Yes. What we talked about on differentials is that when we look at kind of longer term out, we still go back to the historical 10% differentials in the basin where they've been. For us, as we have a gathering system, it's improving from there. But that 10% kind of lease differential is probably a good number to go with. Certainly, here recently we've seen some benefit from all of the rails rail systems that have come in and they've bid the crude and the differentials up or tighter for us here in the near term and we'll see that benefit in the Q4 and maybe early part of next year, but certainly don't necessarily expect that going forward.
We'll see how that continues to play out.
Okay. Thank you, guys.
Thanks.
Your next question comes from the line of Peter Mahone with Dougherty.
Good morning, guys. I just had a couple of follow-up questions. A few of your peers have talked about there being multiple benches in the Three Forks formation. I just wanted to get your thoughts on whether or not any of your testing has given you a sense whether that's viable in any of your acreage or not?
Short answer is that we're not there yet, although as time goes on, you get more data, it looks more and more intriguing. We'd quarter well down in Indian Hills, but haven't gotten all that core work back yet. So we hedge a bit until we have some real in house data on that. But certainly so far, it looks increasingly intriguing to us.
Okay, great. And you mentioned you do have some testing that's being either conducted right now or planned this year to determine that?
Core work. Now as we go through the budget process here, we'll figure out based on all that whether we try to drill well in one of those benches next year.
Sure. Okay. My second question has to do with the water disposal system. I mean, it's from the numbers that you gave us in Q2, it sounds like there hasn't been a ton of progress made since then. What are the hurdles that you guys are running into to really build that out?
And what gives you confidence that you can kind of reach your goals by the end of the year?

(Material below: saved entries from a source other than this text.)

@@ -1080,6 +1081,7 @@
     c->nframes = nframes;
     c->narrow_ok = (getenv("H264E_WIDE_WINDOW") || c->seq.nmb > 12000) ? 0 : 1;
     c->keep_on = getenv("H264E_KEEP_KEY_ROWS") ? atoi(getenv("H264E_KEEP_KEY_ROWS")) != 0 : 1;
+    c->key_lead = !c->keep_on ? 0 : getenv("H264E_KEY_LEAD") ? imax(atoi(getenv("H264E_KEY_LEAD")), 0) : -1;
     {
         const int nmb = c->seq.nmb;
         const int rows_budget = (par->slices > 1 || c->seq.nmby <= 135) ? 13000 : 6500;
@@ -1114,6 +1116,7 @@
         }
         c->ring = imax(c->launch_base + 1, c->ring/2);
     }
+    h264e_hip_set_key_lead(c->pool, c->key_lead);
     if (par->keep_records)
     {
         c->rec_store = (h264e_hip_mbrec_t **)calloc((size_t)nframes, sizeof(*c->rec_store));
@@ -1836,6 +1839,7 @@
     int qp_task[CLIP_RC_DEPTH_MAX];
     int hedge_level[CLIP_HEDGE_MAX], hedge_qp[CLIP_HEDGE_MAX];
     int kept_frames, kept_rows;
+    int led_frames, led_rows, led_last;
     int after_stop;
     double t_submit, t_first, t_last;
     double t_prev;
@@ -2087,7 +2091,7 @@
         int rows = 0;
         if (t->slice_type != SLICE_I) continue;
         if (h264e_hip_stream_rows_complete(c->pool, t->slot, &rows)) return -1;
-        if (rows <= 0) break;
+        if (rows <= 0) { if (ti > l->led_last) break; continue; }
         k->frame = l->n + ti; k->rows = rows; k->qp = t->qp; k->nslices = t->nslices; k->speed = t->speed; k->denoised = t->denoised;
         c->nkeep++;
     }
@@ -2137,8 +2141,8 @@
     const double t_end = now_ms();
     const int nvalid = l->nvalid;
     const double t_first = nvalid ? l->t_first : t_end, t_last = nvalid ? l->t_last : t_end;
-    fprintf(stderr, "clip launch %d (first row %d, %s window, %lld far reads): %d frames in flight, %d valid, next %d; first frame after %.2f ms, then %.3f ms/frame, drained %.2f ms after the last, %d key rows kept in %d frames; ended by: %s%s\n",
-            x->stats.rounds, c->tasks[0].first_row, c->tasks[0].narrow_window ? "narrow" : "wide", x->far_reads, l->F, nvalid, c->next, t_first - l->t_submit, nvalid > 1 ? (t_last - t_first)/(nvalid - 1 + (nvalid < l->F)) : 0.0, t_end - t_last, l->kept_rows, l->kept_frames,
+    fprintf(stderr, "clip launch %d (first row %d, %s window, %lld far reads): %d frames in flight, %d valid, next %d; first frame after %.2f ms, then %.3f ms/frame, drained %.2f ms after the last, %d key rows kept in %d frames, led %d key frames, %d rows; ended by: %s%s\n",
+            x->stats.rounds, c->tasks[0].first_row, c->tasks[0].narrow_window ? "narrow" : "wide", x->far_reads, l->F, nvalid, c->next, t_first - l->t_submit, nvalid > 1 ? (t_last - t_first)/(nvalid - 1 + (nvalid < l->F)) : 0.0, t_end - t_last, l->kept_rows, l->kept_frames, l->led_frames, l->led_rows,
             k_clip_ended_by[l->step], l->nh ? " (+ hedge leaves)" : "");
 }
 
@@ -2185,6 +2189,7 @@
         x.far_reads = 0;
         l.t_submit = now_ms();
         if (clip_prepass_denoise(c, l.limit) || h264e_hip_submit(c->pool, c->tasks)) return clip_end(c, &x, st, -1);
+        h264e_hip_last_lead(c->pool, &l.led_frames, &l.led_rows, &l.led_last);
         do
         {
             h264e_hip_result_t r;
diff --git a/h264-lab_amd/csrc/h264e_pool.h b/h264-lab_amd/csrc/h264e_pool.h
--- a/h264-lab_amd/csrc/h264e_pool.h
+++ b/h264-lab_amd/csrc/h264e_pool.h
@@ -164,6 +164,7 @@
     h264e_frame_task_t *tasks_dev;
     h264e_frame_task_t *tasks_host;
     int *progress_all;
+    int *progress_img;
     int *errflag;
     unsigned long long *mb_counter;
     uint32_t *order;
@@ -171,6 +172,9 @@
     uint32_t *order_host;
     int order_jobs, order_narrow, order_sliced;
     size_t order_count;
+    uint8_t *order_led, *led;
+    int key_lead;
+    int led_jobs, led_rows, led_last;
     h264e_hostdone_t *host_done;
     uint8_t **host_rbsp;
     h264e_hip_mbrec_t **host_mbrec;
@@ -196,6 +200,7 @@
     int waves;
     int test_upload_fail_at, async_uploads;
     int test_keep_rows_cap;
+    int test_lead_resident;
     double prof_mb_ms, prof_splice_ms;
     hipStream_t stream;
     hipStream_t copy_stream;
@@ -266,7 +271,7 @@
     if (p->abort_stream) (void)hipStreamSynchronize(p->abort_stream);
     device_release(p);
     host_free(p->hheap);
-    free(p->host_rbsp); free(p->host_mbrec); free(p->slot_launch); free(p->order_host); free(p->tasks_host);
+    free(p->host_rbsp); free(p->host_mbrec); free(p->slot_launch); free(p->order_host); free(p->order_led); free(p->led); free(p->progress_img); free(p->tasks_host);
     dev_free(p->heap);
     dev_free(p->den);
     dev_free(p->sc_rec);
@@ -291,7 +296,7 @@
 }
 
 #define H264E_ORDER_MAX_JOBS 65536
-static int order_by_start_step(uint32_t *out, int rows, int lag, const int *member_jobs, int nmembers)
+static int order_by_start_step(uint32_t *out, int rows, int lag, const int *member_jobs, int nmembers, const uint8_t *led)
 {
     int maxjobs = 0;
     for (int i = 0; i < nmembers; i++) if (member_jobs[i] > maxjobs) maxjobs = member_jobs[i];
@@ -299,19 +304,20 @@
     const int maxkey = lag*(maxjobs - 1) + 2*(rows - 1);
     int *start = (int *)calloc((size_t)maxkey + 2, sizeof(int));
     if (!start) return -1;
-    for (int i = 0; i < nmembers; i++) for (int j = 0; j < member_jobs[i]; j++) for (int r = 0; r < rows; r++) start[lag*j + 2*r + 1]++;
+    const auto key = [&](int job, int j, int r) { return (led && led[job] && r < rows - 1) ? 2*r : lag*j + 2*r; };
+    for (int i = 0, base = 0; i < nmembers; base += member_jobs[i], i++) for (int j = 0; j < member_jobs[i]; j++) for (int r = 0; r < rows; r++) start[key(base + j, j, r) + 1]++;
     for (int k = 0; k <= maxkey; k++) start[k + 1] += start[k];
     for (int j = 0; j < maxjobs; j++)
         for (int i = 0, base = 0; i < nmembers; base += member_jobs[i], i++)
             if (j < member_jobs[i])
-                for (int r = 0; r < rows; r++) out[start[lag*j + 2*r]++] = ((uint32_t)(base + j) << 16) | (uint32_t)r;
+                for (int r = 0; r < rows; r++) out[start[key(base + j, j, r)]++] = ((uint32_t)(base + j) << 16) | (uint32_t)r;
     free(start);
     return 0;
 }
 
 static size_t order_capacity(const h264e_geom_t &G, int jobs) { return (size_t)jobs*(size_t)(8*((G.nmby + 7)/8 + 1)); }
 
-static size_t order_into_bands(const h264e_geom_t &G, int jobs, const uint32_t *in, int total, uint32_t *out)
+static size_t order_into_bands(const h264e_geom_t &G, int jobs, const uint32_t *in, int total, uint32_t *out, const uint8_t *led)
 {
     const int bands = 8, per = (G.nmby + 7)/8 + 1;
     const size_t qlen = (size_t)per*jobs;
@@ -323,30 +329,37 @@
     for (int i = 0; i < total; i++)
     {
         const int row = (int)(in[i] & 0xffffu), x = (row >= G.nmby ? bands - 1 : imin_h(bands - 1, row*bands/G.nmby)) & 7;
-        want[8*(in[i] >> 16) + x]++;
+        if (!(led && led[in[i] >> 16] && row >= G.nmby)) want[8*(in[i] >> 16) + x]++;
     }
     for (int i = 0; i < total; i++)
     {
         const int row = (int)(in[i] & 0xffffu), jb = (int)(in[i] >> 16), x = (row >= G.nmby ? bands - 1 : imin_h(bands - 1, row*bands/G.nmby)) & 7;
-        if (row == 0) for (int y = 0; y < 8; y++) if (!want[8*jb + y]) cnt[y] += (size_t)per;
+        const int own = (led && led[jb]) ? per - 1 : per;
+        if (own < per && row >= G.nmby)
+        {
+            q[(size_t)x*qlen + cnt[x]] = in[i];
+            for (int y = 0; y < 8; y++) cnt[y]++;
+            continue;
+        }
+        if (row == 0) for (int y = 0; y < 8; y++) if (!want[8*jb + y]) cnt[y] += (size_t)own;
         q[(size_t)x*qlen + cnt[x]++] = in[i];
-        if (++fill[8*jb + x] == want[8*jb + x]) cnt[x] += (size_t)(per - want[8*jb + x]);
+        if (++fill[8*jb + x] == want[8*jb + x]) cnt[x] += (size_t)(own - want[8*jb + x]);
     }
     for (size_t k = 0; k < qlen; k++) for (int x = 0; x < 8; x++) out[n++] = q[(size_t)x*qlen + k];
     free(q); free(fill); free(want);
     return n;
 }
 
-static int build_order(h264e_hip_pool_t *p, int jobs, int narrow, int sliced, int bands)
+static int build_order(h264e_hip_pool_t *p, int jobs, int narrow, int sliced, int bands, const uint8_t *led)
 {
     const h264e_geom_t &G = p->G;
     const int rows = G.nmby + 1, total = jobs*rows, lag = narrow ? H264E_NARROW_FRAME_LAG : H264E_FRAME_LAG;
     if (bands < 0) bands = getenv("H264E_XCD_BANDS") ? atoi(getenv("H264E_XCD_BANDS")) : (G.nmb >= 30000 && !sliced ? 8 : 0);
     if (bands != 0 && bands != 8) FAIL("dispatch order: %d XCD bands (H264E_XCD_BANDS): only 0 and 8 are supported", bands);
     uint32_t *tmp = bands ? (uint32_t *)malloc(sizeof(uint32_t)*(size_t)total) : p->order_host;
-    int rc = tmp ? order_by_start_step(tmp, rows, lag, &jobs, 1) : -1;
+    int rc = tmp ? order_by_start_step(tmp, rows, lag, &jobs, 1, led) : -1;
     p->order_count = (size_t)total;
-    if (!rc && bands && !(p->order_count = order_into_bands(G, jobs, tmp, total, p->order_host))) rc = -1;
+    if (!rc && bands && !(p->order_count = order_into_bands(G, jobs, tmp, total, p->order_host, led))) rc = -1;
     if (bands) free(tmp);
     if (rc) FAIL("out of host memory");
     return 0;
@@ -374,8 +387,10 @@
     G.fz_wait_all = getenv("H264E_FZ_WAIT_ALL") ? atoi(getenv("H264E_FZ_WAIT_ALL")) : 0;
     p->test_upload_fail_at = -1;
     p->test_keep_rows_cap = -1;
+    p->test_lead_resident = -1;
     if (knobs)
     {
+        if (getenv("H264E_TEST_LEAD_RESIDENT")) p->test_lead_resident = atoi(getenv("H264E_TEST_LEAD_RESIDENT"));
         if (getenv("H264E_TEST_KEEP_ROWS_CAP")) p->test_keep_rows_cap = atoi(getenv("H264E_TEST_KEEP_ROWS_CAP"));
         if (getenv("H264E_TEST_ROW_BYTES_PER_MB")) { const int b = atoi(getenv("H264E_TEST_ROW_BYTES_PER_MB"))/4; G.row_words = G.nmbx*(b > 1 ? b : 1); }
         if (getenv("H264E_TEST_SPIN_LIMIT")) G.spin_limit = (unsigned)atol(getenv("H264E_TEST_SPIN_LIMIT"));
@@ -493,8 +508,10 @@
         FAIL("descriptor upload failed");
     }
     p->order_host = (uint32_t *)malloc(sizeof(uint32_t)*order_capacity(G, nchains));
-    if (!p->order_host) { h264e_hip_pool_destroy(p); FAIL("out of host memory"); }
+    p->order_led = (uint8_t *)calloc((size_t)nchains, 1); p->led = (uint8_t *)calloc((size_t)nchains, 1);
+    if (!p->order_host || !p->order_led || !p->led) { h264e_hip_pool_destroy(p); FAIL("out of host memory"); }
     p->order_jobs = -1;
+    p->key_lead = -1; p->led_last = -1;
     *pool = p;
     return 0;
 }
@@ -1592,6 +1609,32 @@
     if (jobs*(nmby + 1) <= H264E_RESIDENT_WG_V3) return 3;
     return 2;
 }
+static int variant_resident(int variant) { return variant == 3 ? H264E_RESIDENT_WG_V3 : variant == 4 ? 2048 : H264E_RESIDENT_WG_V2; }
+
+#define H264E_LEAD_MAX_JOBS 64
+static int lead_jobs(uint8_t *led, const int *member_jobs, int nmembers, const uint8_t *key, const int *first_row, int nmby, int tree, int all_intra,
+                     int resident, int budget, int *rows_out, int *last_out)
+{
+    int jobs = 0, maxjobs = 0, n = 0, rows = 0, last = -1, full = 0;
+    for (int i = 0; i < nmembers; i++) { jobs += member_jobs[i]; if (member_jobs[i] > maxjobs) maxjobs = member_jobs[i]; }
+    memset(led, 0, (size_t)jobs);
+    if (!tree && !all_intra && budget > 0 && (long long)jobs*(nmby + 1) > resident)
+        for (int j = 1; j < maxjobs && !full; j++)
+            for (int i = 0, base = 0; i < nmembers && !full; base += member_jobs[i], i++)
+            {
+                const int job = base + j;
+                if (j >= member_jobs[i] || !key[job]) continue;
+                const int fr = first_row[job] > 0 ? first_row[job] : 0, cost = nmby - fr;
+                if (cost <= 0) continue;
+                if (rows + cost > budget || n >= H264E_LEAD_MAX_JOBS) { full = 1; break; }
+                led[job] = 1; n++; rows += cost; last = job;
+            }
+    if (rows_out) *rows_out = rows;
+    if (last_out) *last_out = last;
+    return n;
+}
+static int lead_budget(int key_lead, int resident) { return key_lead >= 0 ? key_lead : resident/4; }
+static int lead_candidate(const h264e_frame_task_t &t) { return t.active && t.slice_type == 2 && !t.dep_progress; }
 
 static hipError_t launch_mb(const h264e_geom_t &G, int narrow, int variant, int jobs, size_t nblocks, const h264e_frame_task_t *tasks, const uint32_t *order,
                             hipEvent_t before, hipEvent_t after, hipStream_t stream)
@@ -1642,19 +1685,40 @@
     if (m.jobs >= H264E_ORDER_MAX_JOBS) return group_fail(g, "group launch: too many jobs");
     h264e_frame_task_t *th = (h264e_frame_task_t *)malloc(sizeof(h264e_frame_task_t)*(size_t)m.jobs);
     uint32_t *oh = (uint32_t *)malloc(sizeof(uint32_t)*total);
-    if (!th || !oh || order_by_start_step(oh, G.nmby + 1, narrow ? H264E_NARROW_FRAME_LAG : H264E_FRAME_LAG, jobs, n)) rc = group_fail(g, "out of host memory");
+    uint8_t *led = (uint8_t *)calloc((size_t)m.jobs, 2);
+    int *fr = (int *)malloc(sizeof(int)*(size_t)m.jobs);
+    if (!th || !oh || !led || !fr) rc = group_fail(g, "out of host memory");
     for (int i = 0, b = 0; i < n && !rc; b += jobs[i++])
     {
         h264e_hip_pool_t *p = g->member[idx[i]].pool;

Yes. So we've continued to from Q2, the biggest progress has probably been on getting the pipe in the ground. The number of disposal wells hasn't changed a lot at this point. So it's getting the connections from the producing wells to those disposal wells and a lot of that is going to come together in 4Q and in 1Q next year, just take time to get all that pipe in the ground.
You also grew your well count by 20% over the quarter. So just keeping up with the growth that we have on new wells coming on is also why it's kind of staying in that flat range.
Okay, perfect. Thank you very much guys. Thanks.
There are no further questions. I would like to turn the call back over to Oasis Petroleum for closing remarks.
Thank you. This has been a year where Oasis has differentiated itself from its peers and we're proud of what team has done across all fronts. This year, we're putting in a strong foundation with more efficient operations, lower well cost, improved uptime and optimized price realizations. We also continued to rapidly grow the company while maintaining a strong conservative balance sheet. We believe we're focused on the right things and have the right people in place to execute on our plan.
Thanks again for everybody's participation on our call today.
Ladies and gentlemen, thank you for your participation. This does conclude today's conference. You may now disconnect.